# res or stinkpot?



## mrodge (Nov 13, 2004)

should i get oen or the other i have a 20 gallon about half filled with water


----------



## Death in #'s (Apr 29, 2003)

i personally liked my musk turtles


----------



## mrodge (Nov 13, 2004)

yea
they mremind me of snappers, are rosy reds good for food?


----------



## Death in #'s (Apr 29, 2003)

mrodge said:


> yea
> they mremind me of snappers, are rosy reds good for food?
> [snapback]990461[/snapback]​


they are ok
the liked shrimp and nightcrawlers way better 
espacially night crawlers


----------



## mrodge (Nov 13, 2004)

live shrimp?


----------



## Mettle (Dec 29, 2003)

I don't know anything about stinkpots but I know a RES should NOT live in a 20G tank for life. They get kinda large and need more space than that.


----------



## mrodge (Nov 13, 2004)

i mean a baby
im gonan get a bigger tank for it eventually


----------



## acestro (Jul 7, 2003)

A small stinkpot would be best.
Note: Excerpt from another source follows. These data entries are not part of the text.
# qc-tum/TNC

Hardware: NVIDIA H100
Metric: pairwise contractions/sec (effective ZGEMM TFLOP/s in zgemm_tflops) (higher is better)
Workload: dtype f64

## Files before the change

### tnc_b200/csrc/crt.cu

```cuda
#include "internal.h"
#include "sm90.h"
#include <cuda.h>
#include <algorithm>
#include <cmath>
#include <cstdio>
#include <cstdlib>

namespace tncb {

constexpr int CRT_MAX_MOD = 20;
static const int kModuli[CRT_MAX_MOD] = {256, 253, 251, 249, 247, 245, 241, 239, 233, 229,
                                         227, 223, 211, 199, 197, 193, 191, 181, 179, 173};
constexpr int CRT_BT = 128;
constexpr int CRT_BKB = WG_BKB;
#ifndef CRT_RING3_STAGES
#define CRT_RING3_STAGES 3
#endif
#ifndef CRT_RING3_BK
#define CRT_RING3_BK 128
#endif
#ifndef CRT_RING4_STAGES
#define CRT_RING4_STAGES 5
#endif
#ifndef CRT_RING4_BK
// ... 112 lines not shown
  unsigned long long mv[RES_ROWS_C * RES_K_C / 256];
#pragma unroll
  for (int it = 0; it < RES_ROWS_C * RES_K_C / 256; it++) {
    int r, k;
    crt_tile_coord(it * 256 + tid, lk, r, k);
    const long long orow = s_offr[r], ok = s_offk[k];
    mv[it] = 0ull;
    if (orow >= 0 && ok >= 0) {
      const double2 v = __ldg(src + orow + ok);
      mv[it] = max((unsigned long long)__double_as_longlong(fabs(v.x)), (unsigned long long)__double_as_longlong(fabs(v.y)));
    }
  }
  int cur_r = -1;
  unsigned long long cur_m = 0ull;
#pragma unroll
  for (int it = 0; it < RES_ROWS_C * RES_K_C / 256; it++) {
    int r, k;
    crt_tile_coord(it * 256 + tid, lk, r, k);
    unsigned long long m = mv[it];
    for (int d = 1; d < (1 << lk); d <<= 1) m = max(m, __shfl_xor_sync(0xffffffffu, m, d));
    if (r != cur_r) {
      if (cur_m && (tid & ((1 << lk) - 1)) == 0) atomicMax(&s_max[cur_r], cur_m);
      cur_r = r; cur_m = 0ull;
    }
    cur_m = max(cur_m, m);
  }
  if (cur_m && (tid & ((1 << lk) - 1)) == 0) atomicMax(&s_max[cur_r], cur_m);
  __syncthreads();
  if (tid < RES_ROWS_C && row0 + tid < rows && s_max[tid] != 0ull) atomicMax(rowmax + row0 + tid, s_max[tid]);
}

__device__ __forceinline__ int crt_fix_byte(int s, int m) {
  if (s > 127) s -= m;
  else if (s < -128) s += m;
  return s;
}
constexpr int RES_ROWS = RES_ROWS_C, RES_K = RES_K_C, RES_RS = RES_K + RES_K / 8 + 1;
template <int COMPS, bool KARA>
__global__ void __launch_bounds__(256, 3)
crt_residue_kernel(const double2* __restrict__ src, const long long* __restrict__ off_row, const long long* __restrict__ off_k,
                   long long rows, long long K, long long rowsP, long long Kp, const unsigned long long* __restrict__ rowmax, int bits, int lk,
                   const __grid_constant__ CrtTables T, int8_t* __restrict__ planes) {
  extern __shared__ __align__(16) unsigned char res_smem_raw[];
  double2* tile = reinterpret_cast<double2*>(res_smem_raw);
  __shared__ double s_scale[RES_ROWS];
  __shared__ long long s_offr[RES_ROWS], s_offk[RES_K];
  __shared__ double s_inv[CRT_MAX_MOD];
  __shared__ int s_mod[CRT_MAX_MOD];
  const long long row0 = (long long)blockIdx.x * RES_ROWS, k0 = (long long)blockIdx.y * RES_K;
  const int tid = threadIdx.x;
  const double two_a = scalbn(1.0, bits);
  if (tid >= 64 && tid < 64 + CRT_MAX_MOD) { s_inv[tid - 64] = T.inv_mod[tid - 64]; s_mod[tid - 64] = T.mod[tid - 64]; }
  if (tid < RES_ROWS) {
    const long long r = row0 + tid;
    const int e = r < rows ? crt_exp_from_bits(rowmax[r]) : 0;
    s_scale[tid] = (e == kExpNonFinite) ? 0.0 : scalbn(1.0, -e);
    s_offr[tid] = r < rows ? __ldg(off_row + r) : -1;
  } else if (tid >= 128) {
    const int k = tid - 128;
    s_offk[k] = k0 + k < K ? __ldg(off_k + k0 + k) : -1;
  }
  __syncthreads();
  double2 vv[RES_ROWS * RES_K / 256];
#pragma unroll
  for (int it = 0; it < RES_ROWS * RES_K / 256; it++) {
    int r, k;
    crt_tile_coord(it * 256 + tid, lk, r, k);
    const long long orow = s_offr[r], ok = s_offk[k];
    vv[it] = make_double2(0.0, 0.0);
    if (orow >= 0 && ok >= 0) vv[it] = __ldg(src + orow + ok);
  }
#pragma unroll
  for (int it = 0; it < RES_ROWS * RES_K / 256; it++) {
    int r, k;
    crt_tile_coord(it * 256 + tid, lk, r, k);
    const double sc = s_scale[r];
    double2 v = vv[it];
    v.x = trunc(v.x * sc * two_a);
    v.y = trunc(v.y * sc * two_a);
    if (sc == 0.0) { v.x = 0.0; v.y = 0.0; }
    tile[r * RES_RS + k + (k >> 3)] = v;
  }
  __syncthreads();
  const int r = tid >> 3;
  if (row0 + r >= rows) return;
  const double RMAGIC = 6755399441055744.0;
  const long long plane_stride = rowsP * Kp;
#pragma unroll 1
  for (int pass = 0; pass < 2; pass++) {
    const int g = (tid & 7) + 8 * pass;
    double xr[8], xi[8];
    int lr[8], li[8];
#pragma unroll
    for (int j = 0; j < 8; j++) {
      const double2 v = tile[r * RES_RS + g * 9 + j];
      xr[j] = v.x; xi[j] = v.y;
      lr[j] = (int)__double2ll_rn(v.x); li[j] = (int)__double2ll_rn(v.y);
    }
    int8_t* dst = planes + (row0 + r) * Kp + k0 + g * 8;
    const int nmod = T.nmod;
#pragma unroll 1
    for (int i = 0; i < nmod; i++) {
      const int m = s_mod[i];
      const double inv = s_inv[i];
      uint32_t wr[2] = {0, 0}, wi[2] = {0, 0}, ws[2] = {0, 0};
#pragma unroll
      for (int j = 0; j < 8; j++) {
        const int qr = __double2loint(fma(xr[j], inv, RMAGIC));
        const int qi = __double2loint(fma(xi[j], inv, RMAGIC));
        const int rr = lr[j] - qr * m, ri = li[j] - qi * m;
        constexpr uint32_t sel[4] = {0x3214u, 0x3240u, 0x3410u, 0x4210u};
        wr[j >> 2] = __byte_perm(wr[j >> 2], (uint32_t)rr, sel[j & 3]);
        wi[j >> 2] = __byte_perm(wi[j >> 2], (uint32_t)ri, sel[j & 3]);
        if (KARA) ws[j >> 2] = __byte_perm(ws[j >> 2], (uint32_t)crt_fix_byte(rr + ri, m), sel[j & 3]);
      }
      int8_t* d = dst + (long long)i * (KARA ? 3 : COMPS) * plane_stride;
      if (KARA) {
        *reinterpret_cast<uint2*>(d) = make_uint2(wr[0], wr[1]);
        *reinterpret_cast<uint2*>(d + plane_stride) = make_uint2(wi[0], wi[1]);
        *reinterpret_cast<uint2*>(d + 2 * plane_stride) = make_uint2(ws[0], ws[1]);
      } else if (COMPS == 2) {
        *reinterpret_cast<uint2*>(d) = make_uint2(wr[0], wr[1]);
        *reinterpret_cast<uint2*>(d + plane_stride) = make_uint2(wi[0], wi[1]);
      } else {
        *reinterpret_cast<uint2*>(d) = make_uint2(__vneg4(wi[0]), __vneg4(wi[1]));
        *reinterpret_cast<uint2*>(d + plane_stride) = make_uint2(wr[0], wr[1]);
        *reinterpret_cast<uint2*>(d + 2 * plane_stride) = make_uint2(wi[0], wi[1]);
      }
    }
  }
}

struct CrtGemmArgs {
  int8_t* R;
  int Np, Mp;
  int tiles_n, tiles_m, tile_m;
  int nmod, nkc, kb_per_chunk, num_kb;
  int total_items;
  int group;
  int negmod[CRT_MAX_MOD];
  int magic[CRT_MAX_MOD];
};

struct CrtItem { int mod_i, prod, kc, n0, m0; };
template <bool KARA>
__device__ __forceinline__ CrtItem crt_decode(const CrtGemmArgs& p, int item) {
  const int tiles = p.tiles_n * p.tiles_m;
  const int mk = item / tiles, t = item - mk * tiles;
  CrtItem it;
  const int mp = mk / p.nkc;
  it.kc = mk - mp * p.nkc;
  it.mod_i = KARA ? mp / 3 : mp; it.prod = KARA ? mp - it.mod_i * 3 : 0;
  const int per_band = p.group * p.tiles_m;
  const int band = t / per_band, first = band * p.group;
  const int gsize = min(p.group, p.tiles_n - first);
  const int r = t - band * per_band;
  it.n0 = (first + r % gsize) * CRT_BT;
  it.m0 = (r / gsize) * p.tile_m;
  return it;
}

template <bool KARA>
__global__ void __launch_bounds__(WG_THREADS, 1)
crt_gemm_kernel(const __grid_constant__ CUtensorMap mapB, const __grid_constant__ CUtensorMap mapA,
                const __grid_constant__ CrtGemmArgs p) {
  constexpr int STAGES = CrtRing<KARA>::STAGES, BK = CrtRing<KARA>::BK, SUB = CRT_BKB / BK;
  using Stage = typename CrtRing<KARA>::Stage;
  extern __shared__ __align__(1024) uint8_t crt_smem_raw[];
  uint8_t* smem = reinterpret_cast<uint8_t*>((reinterpret_cast<uintptr_t>(crt_smem_raw) + 1023) & ~(uintptr_t)1023);
  __shared__ uint64_t full_bar[STAGES], empty_bar[STAGES];
  const int wg = threadIdx.x >> 7, tid = threadIdx.x & 127;

  if (threadIdx.x == 0) {
    for (int s = 0; s < STAGES; s++) { wg_mbar_init(&full_bar[s], 1); wg_mbar_init(&empty_bar[s], 2); }
    asm volatile("fence.mbarrier_init.release.cluster;" ::: "memory");
  }
  __syncthreads();

  if (wg == 0) {
    wg_setmaxnreg_producer();
    if (tid != 0) return;
    int it = 0;
    for (int item = blockIdx.x; item < p.total_items; item += gridDim.x) {
      const CrtItem w = crt_decode<KARA>(p, item);
      const int kb0 = w.kc * p.kb_per_chunk, kb1 = min(p.num_kb, kb0 + p.kb_per_chunk);
      const int rowB = (KARA ? w.mod_i * 3 + w.prod : w.mod_i * 2) * p.Np + w.n0;
      const int rowA = (KARA ? w.mod_i * 3 + w.prod : w.mod_i * 3) * p.Mp + w.m0;
      for (int ks = kb0 * SUB; ks < kb1 * SUB; ks++, it++) {
        uint8_t* st = wg_produce_begin<STAGES, KARA, BK>(smem, full_bar, empty_bar, it);
        uint64_t* bar = &full_bar[it % STAGES];
        const int kx = ks * BK;
        uint8_t* a = st + Stage::A;
        wg_tma_2d(&mapB, bar, st, kx, rowB);
        if (KARA) {
          wg_tma_2d(&mapA, bar, a, kx, rowA);
          wg_tma_2d(&mapA, bar, a + Stage::TILE, kx, rowA + WG_ROWS);
        } else {
          wg_tma_2d(&mapB, bar, st + Stage::B1, kx, rowB + p.Np);
          wg_tma_2d(&mapA, bar, a, kx, rowA);
          wg_tma_2d(&mapA, bar, a + Stage::TILE, kx, rowA + p.Mp);
          wg_tma_2d(&mapA, bar, a + 2 * Stage::TILE, kx, rowA + 2 * p.Mp);
        }
      }
    }
  } else {
    wg_setmaxnreg_consumer();
    const int c = wg - 1, wq = tid >> 5, lane = tid & 31;
    const int q = lane & 3;
    const bool q0 = q & 1, q1 = q & 2;
    WgRing<STAGES, KARA, BK> ring{smem, full_bar, empty_bar};
    uint32_t acc[128];
#pragma unroll
    for (int i = 0; i < 128; i++) acc[i] = 0u;
    for (int item = blockIdx.x; item < p.total_items; item += gridDim.x) {
      const CrtItem w = crt_decode<KARA>(p, item);
      const int kb0 = w.kc * p.kb_per_chunk, kb1 = min(p.num_kb, kb0 + p.kb_per_chunk);
      bool first = true;
      for (int ks = kb0 * SUB; ks < kb1 * SUB; ks++) ring.mma_stage(acc, c, first, tid == 0);
      ring.drain(tid == 0);
      const int negm = p.negmod[w.mod_i], magic = p.magic[w.mod_i];
      int8_t* row_base[2];
#pragma unroll
      for (int h = 0; h < 2; h++) {
        const long long n = (long long)w.n0 + c * 64 + wq * 16 + (lane >> 2) + 8 * h;
        row_base[h] = KARA ? p.R + ((long long)((w.mod_i * p.nkc + w.kc) * 3 + w.prod) * p.Np + n) * p.Mp + w.m0
                           : p.R + ((long long)((w.mod_i * p.nkc + w.kc) * 2) * p.Np + n) * p.Mp + w.m0;
      }
#pragma unroll
      for (int i = 0; i < 4; i++) {
#pragma unroll
        for (int h = 0; h < 2; h++) {
          uint32_t x[4];
#pragma unroll
          for (int k = 0; k < 4; k++) {
            uint32_t u = 0;
#pragma unroll
            for (int jj = 0; jj < 2; jj++) {
#pragma unroll
              for (int e = 0; e < 2; e++) {
                const int a = (int)acc[4 * (8 * i + 2 * k + jj) + 2 * h + e];
                int t = __mulhi(a, magic) * negm + a;
                if (t > 127) t += negm;
                u |= (((uint32_t)t & 0xffu) ^ 0x80u) << (8 * (2 * jj + e));
              }
            }
            x[k] = u;
          }
          const uint32_t r0 = __shfl_xor_sync(0xffffffffu, q0 ? x[0] : x[1], 1);
          const uint32_t r1 = __shfl_xor_sync(0xffffffffu, q0 ? x[2] : x[3], 1);
          const uint32_t a0 = q0 ? r0 : x[0], a1 = q0 ? x[1] : r0;
          const uint32_t b0 = q0 ? r1 : x[2], b1 = q0 ? x[3] : r1;
          const uint32_t g0 = __shfl_xor_sync(0xffffffffu, q1 ? a0 : b0, 2);
          const uint32_t g1 = __shfl_xor_sync(0xffffffffu, q1 ? a1 : b1, 2);
          const uint32_t k0 = q1 ? b0 : a0, k1 = q1 ? b1 : a1;
          const uint32_t y0 = q1 ? g0 : k0, y1 = q1 ? g1 : k1, y2 = q1 ? k0 : g0, y3 = q1 ? k1 : g1;
          const uint4 v = make_uint4(__byte_perm(y0, y1, 0x5410), __byte_perm(y2, y3, 0x5410),
                                     __byte_perm(y0, y1, 0x7632), __byte_perm(y2, y3, 0x7632));
          const int cc = 4 * i + q;
          int8_t* dst = KARA ? row_base[h] + cc * 16
                             : row_base[h] + (i >= 2 ? (long long)p.Np * p.Mp : 0LL) + (cc & 7) * 16;
          *reinterpret_cast<uint4*>(dst) = v;
        }
      }
    }
  }
}

struct CrtReconArgs {
  const int8_t* R;
  double2* C;
  const unsigned long long* max_n;
  const unsigned long long* max_m;
  long long rows, cols, ldc;
  long long Np, Mp;
  int nkc;
};

template <bool ONE_CHUNK, bool KARA>
__global__ void __launch_bounds__(256, 4)
crt_reconstruct_kernel(const __grid_constant__ CrtReconArgs a, const __grid_constant__ CrtTables T) {
  const long long cols4 = a.Mp >> 2;
  const long long idx = (long long)blockIdx.x * blockDim.x + threadIdx.x;
  const long long n = idx / cols4, m4 = (idx - n * cols4) * 4;
  if (n >= a.rows || m4 >= a.cols) return;
  double s1r[4], s2r[4], s1i[4], s2i[4];
#pragma unroll
  for (int j = 0; j < 4; j++) { s1r[j] = s2r[j] = s1i[j] = s2i[j] = 0.0; }
  const long long plane = a.Np * a.Mp;
  const int8_t* base = a.R + n * a.Mp + m4;
  const double bias = 4503599627370496.0 + (KARA ? 256.0 : 128.0) * (double)a.nkc;
  const double bias_i = 4503599627370496.0 + (KARA ? 384.0 : 128.0) * (double)a.nkc;
#pragma unroll 8
  for (int i = 0; i < T.nmod; i++) {
    uint32_t ur[4], ui[4];
    if (KARA) {
#pragma unroll
      for (int j = 0; j < 4; j++) { ur[j] = 0; ui[j] = 0; }
      for (int c = 0; c < (ONE_CHUNK ? 1 : a.nkc); c++) {
        const int8_t* pk = base + (long long)((i * a.nkc + c) * 3) * plane;
        const uint32_t w1 = __ldg(reinterpret_cast<const uint32_t*>(pk));
        const uint32_t w2 = __ldg(reinterpret_cast<const uint32_t*>(pk + plane));
        const uint32_t w3 = __ldg(reinterpret_cast<const uint32_t*>(pk + 2 * plane));
#pragma unroll
        for (int j = 0; j < 4; j++) {
          const uint32_t k1 = __byte_perm(w1, 0, 0x4440 + j), k2 = __byte_perm(w2, 0, 0x4440 + j);
          ur[j] += 256u + k1 - k2;
          ui[j] += 512u + __byte_perm(w3, 0, 0x4440 + j) - k1 - k2;
        }
      }
    } else if (ONE_CHUNK) {
      const uint32_t wr = __ldg(reinterpret_cast<const uint32_t*>(base + (long long)(i * 2) * plane));
      const uint32_t wi = __ldg(reinterpret_cast<const uint32_t*>(base + (long long)(i * 2 + 1) * plane));
#pragma unroll
      for (int j = 0; j < 4; j++) { ur[j] = __byte_perm(wr, 0, 0x4440 + j); ui[j] = __byte_perm(wi, 0, 0x4440 + j); }
    } else {
#pragma unroll
      for (int j = 0; j < 4; j++) { ur[j] = 0; ui[j] = 0; }
      for (int c = 0; c < a.nkc; c++) {
        const int8_t* pr = base + (long long)((i * a.nkc + c) * 2) * plane;
        const uint32_t wr = __ldg(reinterpret_cast<const uint32_t*>(pr));
        const uint32_t wi = __ldg(reinterpret_cast<const uint32_t*>(pr + plane));
#pragma unroll
        for (int j = 0; j < 4; j++) { ur[j] += __byte_perm(wr, 0, 0x4440 + j); ui[j] += __byte_perm(wi, 0, 0x4440 + j); }
      }
    }
    const double r1 = T.rho1[i], r2 = T.rho2[i];
#pragma unroll
    for (int j = 0; j < 4; j++) {
      const double dr = __hiloint2double(0x43300000, (int)ur[j]) - bias;
      const double di = __hiloint2double(0x43300000, (int)ui[j]) - bias_i;
      s1r[j] = fma(dr, r1, s1r[j]); s2r[j] = fma(dr, r2, s2r[j]);
      s1i[j] = fma(di, r1, s1i[j]); s2i[j] = fma(di, r2, s2i[j]);
    }
  }
  const int en = crt_exp_from_bits(a.max_n[n]);
  double2* dst = a.C + n * a.ldc + m4;
  const double RMAGIC = 6755399441055744.0;
#pragma unroll
  for (int j = 0; j < 4; j++) {
    if (m4 + j >= a.cols) break;
    const int em = crt_exp_from_bits(a.max_m[m4 + j]);
    double2 out;
    if (en == kExpNonFinite || em == kExpNonFinite) {
      out = make_double2(__longlong_as_double(0x7ff8000000000000LL), __longlong_as_double(0x7ff8000000000000LL));
    } else {
      const double qr = ((s1r[j] + s2r[j]) + RMAGIC) - RMAGIC;
      const double qi = ((s1i[j] + s2i[j]) + RMAGIC) - RMAGIC;
      const double fr = (s1r[j] - qr) + s2r[j], fi = (s1i[j] - qi) + s2i[j];
      out = make_double2(scalbn(fr * T.p_scaled, en + em), scalbn(fi * T.p_scaled, en + em));
    }
    dst[j] = out;
  }
}

typedef CUresult (*EncodeTiledFn)(CUtensorMap*, CUtensorMapDataType, cuuint32_t, void*, const cuuint64_t*, const cuuint64_t*,
                                  const cuuint32_t*, const cuuint32_t*, CUtensorMapInterleave, CUtensorMapSwizzle,
                                  CUtensorMapL2promotion, CUtensorMapFloatOOBfill);
static EncodeTiledFn get_encode() {
  static EncodeTiledFn fn = nullptr;
  static bool tried = false;
  if (!tried) {
    tried = true;
    cudaDriverEntryPointQueryResult q;
    void* p = nullptr;
    if (cudaGetDriverEntryPoint("cuTensorMapEncodeTiled", &p, cudaEnableDefault, &q) == cudaSuccess) fn = (EncodeTiledFn)p;
  }
  return fn;
}
template <int BK>
int wg_make_map(CUtensorMap* m, void* ptr, uint64_t rows, uint64_t kbytes) {
  static_assert(BK == 128 || BK == 64, "SWIZZLE_128B or SWIZZLE_64B");
  EncodeTiledFn enc = get_encode();
  if (!enc) return fail(TNCB_ERR_CUDA, "cuTensorMapEncodeTiled is not available");
  cuuint64_t dims[2] = {kbytes, rows};
  cuuint64_t strides[1] = {kbytes};
  cuuint32_t box[2] = {(cuuint32_t)BK, (cuuint32_t)WG_ROWS};
  cuuint32_t estr[2] = {1, 1};
  CUresult r = enc(m, CU_TENSOR_MAP_DATA_TYPE_UINT8, 2, ptr, dims, strides, box, estr, CU_TENSOR_MAP_INTERLEAVE_NONE,
                   BK == 128 ? CU_TENSOR_MAP_SWIZZLE_128B : CU_TENSOR_MAP_SWIZZLE_64B, CU_TENSOR_MAP_L2_PROMOTION_L2_256B,
                   CU_TENSOR_MAP_FLOAT_OOB_FILL_NONE);
  if (r != CUDA_SUCCESS) return fail(TNCB_ERR_CUDA, "cuTensorMapEncodeTiled failed: " + std::to_string((int)r));
  return TNCB_OK;
}
template int wg_make_map<128>(CUtensorMap*, void*, uint64_t, uint64_t);
template int wg_make_map<64>(CUtensorMap*, void*, uint64_t, uint64_t);
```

Simply because they dont get that big.


----------



## brodiebrodie (Feb 18, 2005)

oo get a snapper or red


----------



## DucatiRave21 (May 27, 2005)

brodiebrodie said:


> oo get a snapper or red
> [snapback]1015950[/snapback]​


just remember snappers can great HUGE but it'll take years, hahah! while a RES will reach roughly 8inches! i have one that is a lil' over 10 inches but i havn't seens many! it doesn't really matter what kind you get as long as its a baby! but no matter which when it gets bigger i would not keep it in an aquarium! turtles need and love all the space they can get!!!!!!!!


----------